Among the records that follow, find each line holding the word "nblk" and copy it.
┏━━
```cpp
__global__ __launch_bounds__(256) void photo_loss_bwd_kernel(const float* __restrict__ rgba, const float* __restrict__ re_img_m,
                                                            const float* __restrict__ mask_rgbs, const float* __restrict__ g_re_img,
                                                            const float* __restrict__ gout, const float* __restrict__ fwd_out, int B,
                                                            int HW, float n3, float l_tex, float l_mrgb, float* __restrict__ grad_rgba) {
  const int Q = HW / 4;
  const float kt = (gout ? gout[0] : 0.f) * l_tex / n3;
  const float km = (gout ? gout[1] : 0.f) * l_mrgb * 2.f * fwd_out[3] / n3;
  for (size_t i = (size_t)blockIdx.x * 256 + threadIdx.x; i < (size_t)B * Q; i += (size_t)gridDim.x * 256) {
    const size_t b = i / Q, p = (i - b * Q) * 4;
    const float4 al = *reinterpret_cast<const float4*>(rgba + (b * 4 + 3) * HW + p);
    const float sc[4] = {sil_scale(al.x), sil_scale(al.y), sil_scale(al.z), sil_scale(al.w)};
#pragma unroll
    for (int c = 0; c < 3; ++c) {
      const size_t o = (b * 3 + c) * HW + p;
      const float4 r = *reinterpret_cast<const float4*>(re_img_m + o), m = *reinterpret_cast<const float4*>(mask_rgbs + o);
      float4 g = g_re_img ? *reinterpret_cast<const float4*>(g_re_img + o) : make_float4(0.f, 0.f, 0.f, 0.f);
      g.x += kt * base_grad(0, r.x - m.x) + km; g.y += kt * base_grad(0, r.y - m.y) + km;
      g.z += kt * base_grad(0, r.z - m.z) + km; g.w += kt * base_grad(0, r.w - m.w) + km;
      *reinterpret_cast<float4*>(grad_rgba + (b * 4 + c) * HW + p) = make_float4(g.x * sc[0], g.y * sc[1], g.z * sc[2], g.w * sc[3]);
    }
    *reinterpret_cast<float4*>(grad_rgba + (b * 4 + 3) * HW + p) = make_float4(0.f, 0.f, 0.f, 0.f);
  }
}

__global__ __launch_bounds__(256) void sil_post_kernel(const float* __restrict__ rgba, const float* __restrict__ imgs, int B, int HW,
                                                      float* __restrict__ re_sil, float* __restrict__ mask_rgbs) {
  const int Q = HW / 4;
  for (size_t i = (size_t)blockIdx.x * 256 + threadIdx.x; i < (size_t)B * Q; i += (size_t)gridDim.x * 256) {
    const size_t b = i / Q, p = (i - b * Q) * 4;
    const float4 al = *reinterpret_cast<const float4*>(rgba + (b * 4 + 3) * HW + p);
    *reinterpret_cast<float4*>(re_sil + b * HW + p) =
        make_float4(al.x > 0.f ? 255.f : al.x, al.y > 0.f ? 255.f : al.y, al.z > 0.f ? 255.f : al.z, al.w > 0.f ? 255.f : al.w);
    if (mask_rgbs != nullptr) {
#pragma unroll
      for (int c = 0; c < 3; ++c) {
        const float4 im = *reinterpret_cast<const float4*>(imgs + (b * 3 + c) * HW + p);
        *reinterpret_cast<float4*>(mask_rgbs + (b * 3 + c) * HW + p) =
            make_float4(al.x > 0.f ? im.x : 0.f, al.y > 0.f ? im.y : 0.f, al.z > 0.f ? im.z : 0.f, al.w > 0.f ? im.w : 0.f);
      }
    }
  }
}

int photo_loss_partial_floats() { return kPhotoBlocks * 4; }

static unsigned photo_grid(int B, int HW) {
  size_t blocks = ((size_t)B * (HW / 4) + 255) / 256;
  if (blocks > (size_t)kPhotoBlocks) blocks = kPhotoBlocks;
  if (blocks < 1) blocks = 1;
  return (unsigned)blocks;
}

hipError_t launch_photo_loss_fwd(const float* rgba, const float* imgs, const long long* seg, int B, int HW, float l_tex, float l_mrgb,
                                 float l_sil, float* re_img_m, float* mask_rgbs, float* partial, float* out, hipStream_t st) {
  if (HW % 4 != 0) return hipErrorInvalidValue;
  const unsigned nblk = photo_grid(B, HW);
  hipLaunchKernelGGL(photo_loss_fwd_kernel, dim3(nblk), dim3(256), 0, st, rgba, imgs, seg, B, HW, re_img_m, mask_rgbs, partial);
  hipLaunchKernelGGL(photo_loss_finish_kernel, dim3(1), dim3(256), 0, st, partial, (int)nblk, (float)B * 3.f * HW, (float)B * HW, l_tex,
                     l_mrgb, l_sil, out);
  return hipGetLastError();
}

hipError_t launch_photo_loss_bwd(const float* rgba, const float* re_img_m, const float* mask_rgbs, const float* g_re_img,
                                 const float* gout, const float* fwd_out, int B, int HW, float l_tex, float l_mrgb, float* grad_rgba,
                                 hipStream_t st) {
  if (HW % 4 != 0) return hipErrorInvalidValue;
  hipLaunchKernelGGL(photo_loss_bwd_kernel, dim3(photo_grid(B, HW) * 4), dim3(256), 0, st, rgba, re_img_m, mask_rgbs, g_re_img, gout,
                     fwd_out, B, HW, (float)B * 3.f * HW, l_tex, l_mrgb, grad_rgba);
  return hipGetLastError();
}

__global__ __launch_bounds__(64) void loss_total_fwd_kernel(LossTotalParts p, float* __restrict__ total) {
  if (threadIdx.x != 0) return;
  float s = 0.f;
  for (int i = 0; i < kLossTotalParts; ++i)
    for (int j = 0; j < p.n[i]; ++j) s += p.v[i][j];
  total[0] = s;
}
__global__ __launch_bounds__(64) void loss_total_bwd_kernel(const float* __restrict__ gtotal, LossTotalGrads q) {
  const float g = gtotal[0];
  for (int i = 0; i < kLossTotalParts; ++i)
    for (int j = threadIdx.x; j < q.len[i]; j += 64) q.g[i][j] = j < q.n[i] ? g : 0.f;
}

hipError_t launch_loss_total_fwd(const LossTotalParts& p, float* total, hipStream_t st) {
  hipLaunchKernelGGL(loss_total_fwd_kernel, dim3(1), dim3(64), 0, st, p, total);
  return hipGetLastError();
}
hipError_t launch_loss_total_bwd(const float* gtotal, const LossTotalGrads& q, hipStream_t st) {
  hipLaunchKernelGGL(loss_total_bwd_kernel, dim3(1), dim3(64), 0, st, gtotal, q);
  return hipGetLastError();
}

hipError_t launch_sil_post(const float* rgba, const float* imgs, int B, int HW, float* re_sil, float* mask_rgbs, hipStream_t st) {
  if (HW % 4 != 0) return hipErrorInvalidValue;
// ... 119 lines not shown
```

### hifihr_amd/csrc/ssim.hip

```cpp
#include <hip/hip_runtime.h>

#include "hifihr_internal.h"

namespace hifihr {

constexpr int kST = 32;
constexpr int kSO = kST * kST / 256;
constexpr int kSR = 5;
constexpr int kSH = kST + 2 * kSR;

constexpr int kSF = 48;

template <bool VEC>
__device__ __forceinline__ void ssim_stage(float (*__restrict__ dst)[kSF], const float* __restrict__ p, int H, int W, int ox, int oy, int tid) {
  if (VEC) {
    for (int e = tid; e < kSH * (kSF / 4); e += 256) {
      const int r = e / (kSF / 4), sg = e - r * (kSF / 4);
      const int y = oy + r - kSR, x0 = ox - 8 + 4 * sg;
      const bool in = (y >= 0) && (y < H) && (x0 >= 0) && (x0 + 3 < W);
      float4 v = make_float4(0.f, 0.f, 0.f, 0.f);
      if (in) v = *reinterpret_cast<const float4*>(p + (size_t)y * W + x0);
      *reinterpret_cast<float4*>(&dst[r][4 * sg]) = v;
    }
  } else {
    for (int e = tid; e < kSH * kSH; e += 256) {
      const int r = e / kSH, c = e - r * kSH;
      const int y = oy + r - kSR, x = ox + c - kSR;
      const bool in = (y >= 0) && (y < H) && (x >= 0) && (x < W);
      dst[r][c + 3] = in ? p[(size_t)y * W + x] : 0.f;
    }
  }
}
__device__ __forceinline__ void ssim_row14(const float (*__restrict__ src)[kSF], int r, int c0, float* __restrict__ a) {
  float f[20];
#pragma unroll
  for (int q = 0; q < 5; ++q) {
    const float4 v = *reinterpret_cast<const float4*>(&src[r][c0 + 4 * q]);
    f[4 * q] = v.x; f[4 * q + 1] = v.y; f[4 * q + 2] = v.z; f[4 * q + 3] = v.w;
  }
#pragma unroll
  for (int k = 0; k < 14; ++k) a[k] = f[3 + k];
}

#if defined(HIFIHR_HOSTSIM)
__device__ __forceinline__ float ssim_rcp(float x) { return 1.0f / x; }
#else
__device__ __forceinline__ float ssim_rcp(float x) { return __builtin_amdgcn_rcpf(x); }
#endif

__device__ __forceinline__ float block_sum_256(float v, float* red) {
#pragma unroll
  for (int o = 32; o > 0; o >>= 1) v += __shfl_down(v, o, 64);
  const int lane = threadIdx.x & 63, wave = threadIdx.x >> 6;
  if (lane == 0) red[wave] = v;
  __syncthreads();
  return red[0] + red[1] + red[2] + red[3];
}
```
┗━━
┏━━
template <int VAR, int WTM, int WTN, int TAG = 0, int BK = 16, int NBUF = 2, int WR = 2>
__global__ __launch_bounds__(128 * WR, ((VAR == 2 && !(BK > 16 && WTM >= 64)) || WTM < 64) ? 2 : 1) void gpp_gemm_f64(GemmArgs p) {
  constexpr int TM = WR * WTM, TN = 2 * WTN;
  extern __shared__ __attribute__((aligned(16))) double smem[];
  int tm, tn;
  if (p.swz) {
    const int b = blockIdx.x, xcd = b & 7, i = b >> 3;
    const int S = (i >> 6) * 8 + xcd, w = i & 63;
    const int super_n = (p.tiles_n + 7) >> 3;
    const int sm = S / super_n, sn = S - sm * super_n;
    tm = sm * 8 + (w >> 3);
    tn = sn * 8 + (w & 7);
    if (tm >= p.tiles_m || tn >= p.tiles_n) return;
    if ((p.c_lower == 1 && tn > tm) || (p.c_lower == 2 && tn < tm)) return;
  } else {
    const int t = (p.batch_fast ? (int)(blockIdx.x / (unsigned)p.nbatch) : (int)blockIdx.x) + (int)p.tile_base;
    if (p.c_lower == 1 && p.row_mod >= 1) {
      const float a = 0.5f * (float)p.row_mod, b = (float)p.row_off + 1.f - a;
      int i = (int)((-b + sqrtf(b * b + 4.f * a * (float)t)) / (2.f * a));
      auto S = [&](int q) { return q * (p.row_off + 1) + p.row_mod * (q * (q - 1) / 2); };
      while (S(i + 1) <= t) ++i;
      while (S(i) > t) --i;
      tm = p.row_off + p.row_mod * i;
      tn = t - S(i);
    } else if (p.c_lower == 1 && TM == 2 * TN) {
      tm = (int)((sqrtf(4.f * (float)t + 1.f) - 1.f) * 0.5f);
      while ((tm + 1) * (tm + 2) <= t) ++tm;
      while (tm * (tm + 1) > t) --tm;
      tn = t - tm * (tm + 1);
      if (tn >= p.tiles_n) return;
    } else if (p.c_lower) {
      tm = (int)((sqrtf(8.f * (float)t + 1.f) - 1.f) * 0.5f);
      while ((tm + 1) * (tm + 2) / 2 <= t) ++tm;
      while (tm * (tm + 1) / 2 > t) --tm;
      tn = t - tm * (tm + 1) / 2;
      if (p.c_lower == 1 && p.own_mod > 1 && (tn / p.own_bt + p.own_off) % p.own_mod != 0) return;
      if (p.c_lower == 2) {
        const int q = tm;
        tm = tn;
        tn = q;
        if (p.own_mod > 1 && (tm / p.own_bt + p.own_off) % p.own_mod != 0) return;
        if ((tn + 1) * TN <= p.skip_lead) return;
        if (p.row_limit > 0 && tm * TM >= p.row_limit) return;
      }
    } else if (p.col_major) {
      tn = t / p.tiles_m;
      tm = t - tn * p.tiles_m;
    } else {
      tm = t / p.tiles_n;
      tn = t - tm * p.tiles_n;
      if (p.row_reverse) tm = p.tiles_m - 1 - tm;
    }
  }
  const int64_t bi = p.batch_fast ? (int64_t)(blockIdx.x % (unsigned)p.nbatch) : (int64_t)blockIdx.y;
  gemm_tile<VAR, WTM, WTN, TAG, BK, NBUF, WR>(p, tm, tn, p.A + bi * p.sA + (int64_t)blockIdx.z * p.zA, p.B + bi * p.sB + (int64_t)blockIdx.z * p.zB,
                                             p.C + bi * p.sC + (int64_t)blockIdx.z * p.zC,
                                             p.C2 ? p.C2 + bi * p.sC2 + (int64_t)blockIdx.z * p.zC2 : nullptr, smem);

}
┗━━
• _Solution to the exercise_
  const unsigned nblk = photo_grid(B, HW);
  hipLaunchKernelGGL(photo_loss_fwd_kernel, dim3(nblk), dim3(256), 0, st, rgba, imgs, seg, B, HW, re_img_m, mask_rgbs, partial);
  hipLaunchKernelGGL(photo_loss_finish_kernel, dim3(1), dim3(256), 0, st, partial, (int)nblk, (float)B * 3.f * HW, (float)B * HW, l_tex,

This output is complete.